**What you will do:**
Use the entries below and reproduce exactly the lines from the one containing "int ufnd_attribution_reduce(int mode, const" down to the one containing "#define UFND_WGRAD_ALL 0", both of them included.

**Entries supplied:**

int ufnd_bert_embed(const int64_t* ids, const float* word, const float* pos, const float* type0, const float* gamma,
                    const float* beta, void* x_bf16, float* x_f32, int B, int L, int H, int vocab, float eps,
                    void* stream);

int ufnd_masked_meanpool_l2(const float* hidden, const int32_t* mask, float* out, int B, int L, int H,
                            void* stream);

int ufnd_field_mean_l2(const float* parts, const int32_t* valid, float* out, int N, int M, int D, void* stream);

int ufnd_vit_patchify(const float* frames, void* patches_bf16, int N, int image, int patch, void* stream);

int ufnd_vit_assemble(const float* patch_emb, const float* cls, const float* pos, const float* gamma,
                      const float* beta, float* x_f32, void* x_bf16, float* stats, int N, int P, int H, float eps,
                      void* stream);

int ufnd_l2norm_frames(const float* e, float* out, int B, int F, int D, void* stream);

#define UFND_GATHER_MAX_ITEMS 8
typedef struct ufnd_gather_item {
  const void* src;
  void* dst;
  int row_bytes;
  int64_t src_rows;
} ufnd_gather_item;
int ufnd_gather_rows(const int64_t* idx, int B, const ufnd_gather_item* items, int n_items, void* stream);

int ufnd_temporal_weight_ld(int in_dim);
size_t ufnd_temporal_workspace_floats(int B, int in_dim, int hidden);
int ufnd_temporal_align(const float* text, const float* visual, const float* w0, const float* b0, const float* w3,
                        const float* b3, float* workspace, float* out, int B, int in_dim, int vis_dim, int hidden,
                        int out_dim, float dropout_p, const ufnd_step_state* state, void* stream);

typedef struct ufnd_tcn_layer {
  const float *w, *b;
  const float *gamma, *beta;
  float *running_mean, *running_var;
} ufnd_tcn_layer;
int ufnd_tcn_weight_ld(int in_ch, int kernel);
size_t ufnd_tcn_workspace_floats(int B, int T, int in_ch, int hid, int kernel);
int ufnd_tcn_forward(const float* text_seq, int text_dim, const float* vis_seq, int vis_dim, int B, int T,
                     const ufnd_tcn_layer* layers, int n_layers, int kernel, int hid, const float* head_w,
                     const float* head_b, int out_dim, int train, float dropout_p, float momentum, float eps,
                     const ufnd_step_state* state, float* workspace, float* out, void* stream);


int ufnd_ocr_adjacency(const int32_t* offsets, const int32_t* tokens, int N, double thresh, float* adj, int ld, void* stream);

typedef struct ufnd_gcn_params {
  const float* w1;
  const float* b1;
  const float* w2;
  const float* b2;
} ufnd_gcn_params;

size_t ufnd_gcn_workspace_floats(int N, int in_dim, int hid, int out_dim, int train);

int ufnd_gcn_forward(const float* x, const float* adj, int ld_adj, const ufnd_gcn_params* p, float* z, float* workspace, int N,
                     int in_dim, int hid, int out_dim, float dropout_p, const ufnd_step_state* state, void* stream);

int ufnd_gcn_pretrain_step(const float* x, const float* adj, int ld_adj, const ufnd_gcn_params* p, float* exp_avg,
                           float* exp_avg_sq, const float* head_w, const float* head_b, float* z, float* workspace, int N,
                           int in_dim, int hid, int out_dim, float dropout_p, float lr, float weight_decay, int step,
                           const ufnd_step_state* state, float* loss, void* stream);


size_t ufnd_cosine_knn_workspace_floats(int N, int D, int k);

int ufnd_cosine_knn(const float* X, int ldx, int N, int D, int k, int32_t* idx, float* workspace, void* stream);

#define UFND_ADJ_KNN 1
#define UFND_ADJ_OCR 2
#define UFND_ADJ_TEMPORAL 4
int ufnd_dense_adj(const int32_t* idx, int k, const int32_t* offsets, const int32_t* tokens, const float* delay, double alpha,
                   double beta, int N, float* adj, int ld, int flags, void* stream);


int ufnd_ocr_adjacency_weighted(const int32_t* offsets, const int32_t* tokens, int N, double thresh, float* adj, int ld, void* stream);

int ufnd_node_features(const float* text, int ld_text, const float* audio, int ld_audio, const float* visual, int ld_visual,
                       const float* temporal, int ld_temporal, int n_text, int n_audio, int n_visual, int n_temporal, int B,
                       float* out, void* stream);

size_t ufnd_gnn_workspace_floats(int N, int in_dim, int hid, int out_dim);
int ufnd_gnn_forward(const float* x, const float* adj, int ld_adj, const ufnd_gcn_params* p, float* z, float* workspace, int N,
                     int in_dim, int hid, int out_dim, float dropout_p, const ufnd_step_state* state, void* stream);
int ufnd_gnn_backward(const float* x, const ufnd_gcn_params* p, float* g_w1, float* g_b1, float* g_w2, float* g_b2, const float* d_z,
                      float* workspace, int N, int in_dim, int hid, int out_dim, float dropout_p, const ufnd_step_state* state,
                      void* stream);
int ufnd_fusion_feature_grads(const ufnd_dims* d, const ufnd_fusion_params* p, float* workspace, int B, float* d_text, float* d_visual,
                              const ufnd_step_state* state, void* stream);

int ufnd_fusion_gnn_input_grad(const ufnd_dims* d, const ufnd_fusion_params* p, float* workspace, int B, float* d_gnn,
                               const ufnd_step_state* state, void* stream);

int ufnd_fusion_input_grads(const ufnd_dims* d, const ufnd_fusion_params* p, float* workspace, int B, float* d_text, float* d_audio,
                            float* d_visual, float* d_temporal, float* d_gnn, const ufnd_step_state* state, void* stream);

#define UFND_TARGET_LOGIT 0
#define UFND_TARGET_PROB 1
int ufnd_classifier_input_grad(const ufnd_dims* d, const ufnd_clf_params* p, const float* fused, int ld_fused, const float* aux,
                               int B, int train, int target, int class_idx, float* workspace, float* d_x, int ld_dx,
                               float* logits, float* probs, const ufnd_step_state* state, void* stream);

int ufnd_smoothgrad_points(const ufnd_dims* d, const float* x0, int ld_x0, const float* sigma, const float* noise, int ld_noise,
                           int B, int N, int step0, int steps, float* workspace, void* stream);

#define UFND_ATTR_SMOOTHGRAD 0
#define UFND_ATTR_GRAD_X_INPUT 1
#define UFND_ATTR_PATH_MEAN 3
int ufnd_attribution_reduce(int mode, const float* G, int ldg, const float* X, int ldx, int B, int W, int steps, int accumulate,
                            int divisor, float* out, int ldo, float* agg, float* partials, void* stream);

int ufnd_stream_create_cu_mask(const uint32_t* mask_words, int n_words, void** stream_out);
int ufnd_stream_destroy(void* stream);
int ufnd_device_cu_count(void);


int ufnd_gemm_bf16_dgrad(const void* dY, const void* Wt, const float* residual, const void* aux, void* out_bf16, float* out_f32,
                         int M, int N, int K, int lda, int ldw, int ldr, int ldaux, int ldo, int ldf, int act, void* stream);

size_t ufnd_gemm_bf16_wgrad_workspace_floats(int n_out, int k_in, int tokens);
int ufnd_gemm_bf16_wgrad(const void* dYt, const void* Xt, float* dW, int n_out, int k_in, int tokens, int lda, int ldb, int ldw,
                         float* workspace, int accumulate, void* stream);

typedef struct ufnd_partials_job {
  const float* part;
  int nblk, H;
  float *out0, *out1;
} ufnd_partials_job;
#define UFND_PARTIALS_DEFER 2

#define UFND_WGRAD_ALL 0
#define UFND_WGRAD_TRANSPOSE 1
#define UFND_WGRAD_PRODUCT 2
int ufnd_linear_wgrad(const void* dY, int lddy, const void* X, int ldx, int M, int N, int K, float* dW, float* db, void* dYt, void* Xt, int ldt,
                      float* slab_workspace, float* colsum_workspace, const ufnd_partials_job* extra, int part, void* stream);

typedef struct ufnd_refresh_item {
  const void* master;
  void* w;
  void* wt;
  int rows, cols, ld_master, ld_w, ld_wt, tile0;
} ufnd_refresh_item;
int ufnd_refresh_operands(const ufnd_refresh_item* items_device, int n_items, int total_tiles, void* stream);

size_t ufnd_transpose_colsum_workspace_floats(int rows_pad, int cols);
int ufnd_transpose_bf16(const void* src, int src_is_f32, int rows, int cols, int lds, void* dst, int ldd, int rows_pad, float* colsum,
                        float* colsum_ws, int colsum_accumulate, void* stream);

int ufnd_attention_bf16_lse(const void* qkv, const int32_t* key_mask, void* ctx, float* lse, int B, int L, int heads, void* stream);
size_t ufnd_attention_bwd_workspace_floats(int B, int L, int heads);
int ufnd_attention_bf16_bwd(const void* qkv, const void* ctx, const void* dctx, const float* lse, const int32_t* key_mask, void* dqkv,
                            float* workspace, int B, int L, int heads, void* stream);

size_t ufnd_layernorm_bwd_workspace_floats(int M, int H);
int ufnd_layernorm_bwd_blocks(int M);
int ufnd_row_partials_finish(const ufnd_partials_job* job, int accumulate, void* stream);
int ufnd_layernorm_bwd(const float* x, int ldx, const float* gamma, const float* dy, int lddy, const float* add, int ldadd, float* dx_f32,
                       void* dx_bf16, int lddx, float* dgamma, float* dbeta, float* workspace, int accumulate, int M, int H, float eps,
                       void* stream);

int ufnd_act_bf16(const void* x, void* out, size_t n, int act, void* stream);

int ufnd_masked_meanpool_l2_bwd(const float* hidden, const int32_t* mask, const float* dfeat, float* dhidden, int B, int L, int H, void* stream);
int ufnd_l2norm_frames_bwd(const float* e, const float* dfeat, float* de, int B, int F, int D, void* stream);
int ufnd_bert_embed_bwd(const int64_t* ids, const float* ds, float* dword, float* dpos, float* dtype, int B, int L, int H, int vocab,
                        int max_pos, int type_vocab, void* stream);
int ufnd_vit_assemble_bwd(const float* ds, float* dcls, float* dpos, void* dpe_bf16, int N, int P, int H, void* stream);

typedef struct ufnd_dropout {
  const ufnd_step_state* state;
  float p;
  uint32_t tag;
} ufnd_dropout;

#define UFND_LN_BWD_DROP_DXB 1
#define UFND_LN_BWD_DROP_DY 2

int ufnd_attention_bf16_lse_dropout(const void* qkv, const int32_t* key_mask, void* ctx, float* lse, int B, int L, int heads,
                                    const ufnd_dropout* drop, void* stream);
int ufnd_attention_bf16_bwd_dropout(const void* qkv, const void* ctx, const void* dctx, const float* lse, const int32_t* key_mask,
                                    void* dqkv, float* workspace, int B, int L, int heads, const ufnd_dropout* drop, void* stream);
int ufnd_dropout_residual_layernorm(const float* x, int ldx, const float* d, int ldd, const float* gamma, const float* beta, float* y,
                                    void* out_bf16, float* out_f32, int M, int H, float eps, const ufnd_dropout* drop, void* stream);
int ufnd_layernorm_dropout(const float* x, int ldx, const float* gamma, const float* beta, void* out_bf16, float* out_f32, int M, int H,
                           float eps, const ufnd_dropout* drop, void* stream);
int ufnd_layernorm_bwd_dropout(const float* x, int ldx, const float* gamma, const float* dy, int lddy, const float* add, int ldadd,
                               float* dx_f32, void* dx_bf16, int lddx, float* dgamma, float* dbeta, float* workspace, int accumulate,
                               int M, int H, float eps, const ufnd_dropout* drop, int where, void* stream);


#define UFND_PATH_MAX_POINTS 64
int ufnd_path_points(const float* x, const float* base, const float* alphas, int n_points, size_t rows, int width, float* out,
                     void* stream);

int ufnd_token_attribution(const float* g, int ldg, const float* s, int lds, const float* base, int ldb, const int32_t* mask, int R, int H,
                           float* score, float* grad_norm, void* stream);

int ufnd_vit_unpatchify_attribution(const float* dpatches, const float* x, const float* base, float* grad, float* pixels, float* patch_sums,
                                    int N, int image, int patch, void* stream);

#define UFND_AUDIO_MIN_SAMPLES 400
#define UFND_WAVE_CHUNK 4096
#define UFND_CONV0_CHUNK 256

int ufnd_wave_normalize(const float* wave, const int32_t* lengths, float* out, float* ws, int B, int n_max, void* stream);

int ufnd_w2v2_conv0(const float* wave, const int32_t* lengths, const float* w, const float* gamma, const float* beta, void* out_bf16,
                    float* out_f32, float* ws, int B, int n_max, int S1, float eps, void* stream);

int ufnd_conv1d_rows_bf16(const void* A, const void* W, const float* bias, void* out_bf16, float* out_f32, int M, int N, int K, int lda,
                          int ldw, int ldo, int ldf, int act, void* stream);

int ufnd_w2v2_pos_pack(const void* x_bf16, const int32_t* frames, void* packed, int B, int S, void* stream);
int ufnd_w2v2_pos_add(const float* x, const float* conv, const int32_t* frames, float* y, int B, int S, void* stream);

int ufnd_w2v2_frames(const int32_t* lengths, int32_t* frames, int32_t* key_mask, int B, int S, void* stream);

int ufnd_masked_meanpool(const float* hidden, const int32_t* mask, float* out, int B, int L, int H, void* stream);

int ufnd_linear_f32(const float* X, const float* W, const float* bias, float* Y, int M, int N, int K, void* stream);

int ufnd_attention_bf16_causal(const void* qkv, const int32_t* key_mask, void* ctx, int B, int L, int heads, void* stream);
int ufnd_attention_bf16_causal_varlen(const void* qkv, const int32_t* cu_seqlens, const int32_t* key_mask, void* ctx, int B, int max_len,
                                      int heads, void* stream);
int ufnd_clip_text_pack(const int64_t* ids, int B, int L, int eos_token_id, int32_t* e, int32_t* cu_seqlens, int32_t* row_src, void* stream);
int ufnd_clip_text_embed(const int64_t* ids, const float* token_embedding, const float* position_embedding, void* x_bf16, float* x_f32, int B,
                         int L, int H, int vocab, int max_position, void* stream);
int ufnd_clip_text_embed_live(const int64_t* ids, const int32_t* row_src, const int* m_live, const float* token_embedding,
                              const float* position_embedding, void* x_bf16, float* x_f32, int capacity, int L, int H, int vocab,
                              int max_position, void* stream);
int ufnd_clip_text_pool(const float* x, const int32_t* e, const int32_t* cu_seqlens, const float* gamma, const float* beta, void* out_bf16, int B,
                        int L, int H, float eps, void* stream);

**Reply:**
int ufnd_attribution_reduce(int mode, const float* G, int ldg, const float* X, int ldx, int B, int W, int steps, int accumulate,
                            int divisor, float* out, int ldo, float* agg, float* partials, void* stream);

int ufnd_stream_create_cu_mask(const uint32_t* mask_words, int n_words, void** stream_out);
int ufnd_stream_destroy(void* stream);
int ufnd_device_cu_count(void);


int ufnd_gemm_bf16_dgrad(const void* dY, const void* Wt, const float* residual, const void* aux, void* out_bf16, float* out_f32,
                         int M, int N, int K, int lda, int ldw, int ldr, int ldaux, int ldo, int ldf, int act, void* stream);

size_t ufnd_gemm_bf16_wgrad_workspace_floats(int n_out, int k_in, int tokens);
int ufnd_gemm_bf16_wgrad(const void* dYt, const void* Xt, float* dW, int n_out, int k_in, int tokens, int lda, int ldb, int ldw,
                         float* workspace, int accumulate, void* stream);

typedef struct ufnd_partials_job {
  const float* part;
  int nblk, H;
  float *out0, *out1;
} ufnd_partials_job;
#define UFND_PARTIALS_DEFER 2

#define UFND_WGRAD_ALL 0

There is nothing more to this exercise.